Peña Fernando J, Saravia Fernando, García-Herreros Manuel, Núñez-martínez Ivan, Tapia Jose Antonio, Johannisson Anders, Wallgren Margaretha, Rodríguez-Martínez Heriberto
Section of Animal Reproduction and Obstetrics, Department of Herd Health and Medicine, Faculty of Veterinary Medicine, University of Extremadura, Cáceres, Spain.
J Androl. 2005 Nov-Dec;26(6):716-23. doi: 10.2164/jandrol.05030.
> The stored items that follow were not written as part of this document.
template <typename T>
__global__ __launch_bounds__(256) void maxpool_kernel(const T *__restrict__ x, T *__restrict__ y, int H, int W,
                                                     int C4, int Ho, int Wo, int pad_top, int pad_left,
                                                     size_t total) {
  {
    const size_t e = (size_t)xcd_remap(blockIdx.x, gridDim.x) * 256 + threadIdx.x;
    if (e >= total) return;
    const int c4 = (int)(e % C4);
    size_t t = e / C4;
    const int wo = (int)(t % Wo);
    t /= Wo;
    const int ho = (int)(t % Ho);
    const size_t b = t / Ho;
    float4 m = make_float4(-INFINITY, -INFINITY, -INFINITY, -INFINITY);
#pragma unroll
    for (int i = 0; i < 3; ++i) {
      const int hi = 2 * ho - pad_top + i;
      if (hi < 0 || hi >= H) continue;
#pragma unroll
      for (int j = 0; j < 3; ++j) {
        const int wi = 2 * wo - pad_left + j;
        if (wi < 0 || wi >= W) continue;
        const float4 v = load4(x + (((b * H + hi) * W + wi) * C4 + c4) * 4);
        m.x = fmaxf(m.x, v.x);
        m.y = fmaxf(m.y, v.y);
        m.z = fmaxf(m.z, v.z);
        m.w = fmaxf(m.w, v.w);
      }
    }
    store4(y + e * 4, m);
  }
}

__global__ __launch_bounds__(256) void maxpool_h8_kernel(const _Float16 *__restrict__ x, _Float16 *__restrict__ y, int H,
                                                         int W, int C8, int Ho, int Wo, int pad_top, int pad_left,
                                                         size_t total) {
  const size_t e = (size_t)xcd_remap(blockIdx.x, gridDim.x) * 256 + threadIdx.x;
  if (e >= total) return;
  const int c8 = (int)(e % C8);
  size_t t = e / C8;
  const int wo = (int)(t % Wo);
  t /= Wo;
  const int ho = (int)(t % Ho);
  const size_t b = t / Ho;
  halfx8 m;
#pragma unroll
  for (int q = 0; q < 8; ++q) m[q] = (_Float16)(-INFINITY);
#pragma unroll
  for (int i = 0; i < 3; ++i) {
    const int hi = 2 * ho - pad_top + i;
    if (hi < 0 || hi >= H) continue;
#pragma unroll
    for (int j = 0; j < 3; ++j) {
      const int wi = 2 * wo - pad_left + j;
      if (wi < 0 || wi >= W) continue;
      const halfx8 v = *reinterpret_cast<const halfx8 *>(x + (((b * H + hi) * W + wi) * C8 + c8) * 8);
#pragma unroll
      for (int q = 0; q < 8; ++q) m[q] = v[q] > m[q] ? v[q] : m[q];
    }
  }
  *reinterpret_cast<halfx8 *>(y + e * 8) = m;
}

constexpr int C1H_STEPS = 10;
constexpr int C1H_LD = 168;
constexpr int C1H_WBYTES = 64 * C1H_LD * 2;
constexpr int C1H_SEG = 5504;
constexpr int C1H_IN4 = (C1H_SEG / 4 + 255) / 256;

A statistical approach using sequentially principal component analysis (PCA), clustering, and discriminant analyses was developed to identify sperm morphometric subpopulations in well-defined portions of the fresh boar ejaculate. Semen was obtained as 2 portions (the first 10 mL of the sperm-rich fraction and the rest of the ejaculate, respectively) and frozen using a conventional protocol. Before freezing, an aliquot was used for computer-assisted sperm morphometry analysis (ASMA). Postthaw quality was evaluated using computer-assisted sperm analysis (CASA), and an annexin-V/PI assay evaluated sperm membranes. The PCA revealed that 3 variables represented more than 78% of the cumulative variance in sperm subpopulations. The clustering and discriminant analyses, based on 5780 individual spermatozoa, revealed the existence of 4 sperm subpopulations. The relative percentage of these subpopulations varied between boar and ejaculate portions. Linear regression models based on measured morphometric characteristics could account for up to 36% of the percentage of intact sperm membranes postthaw. The ASMA protocol used in our study was useful to detect subtle morphometric differences between spermatozoa, and the combination of this analysis with a multivariate statistical procedure gave new information on the biological characteristics of boar ejaculates that is not given by conventional sperm analysis.
开发了一种使用顺序主成分分析(PCA)、聚类分析和判别分析的统计方法,以识别新鲜公猪射精明确部分中的精子形态亚群。精液分为两部分获取(分别为富含精子部分的前10 mL和射精的其余部分),并采用传统方案冷冻。冷冻前,取一份用于计算机辅助精子形态分析(ASMA)。解冻后质量使用计算机辅助精子分析(CASA)进行评估,膜联蛋白-V/PI试验评估精子膜。主成分分析表明,3个变量代表了精子亚群累积方差的78%以上。基于5780个单个精子的聚类分析和判别分析表明存在4个精子亚群。这些亚群的相对百分比在公猪和射精部分之间有所不同。基于测量的形态特征的线性回归模型可以解释解冻后完整精子膜百分比的36%。我们研究中使用的ASMA方案有助于检测精子之间细微的形态差异,并且这种分析与多变量统计程序的结合提供了关于公猪射精生物学特征的新信息,而传统精子分析并未给出这些信息。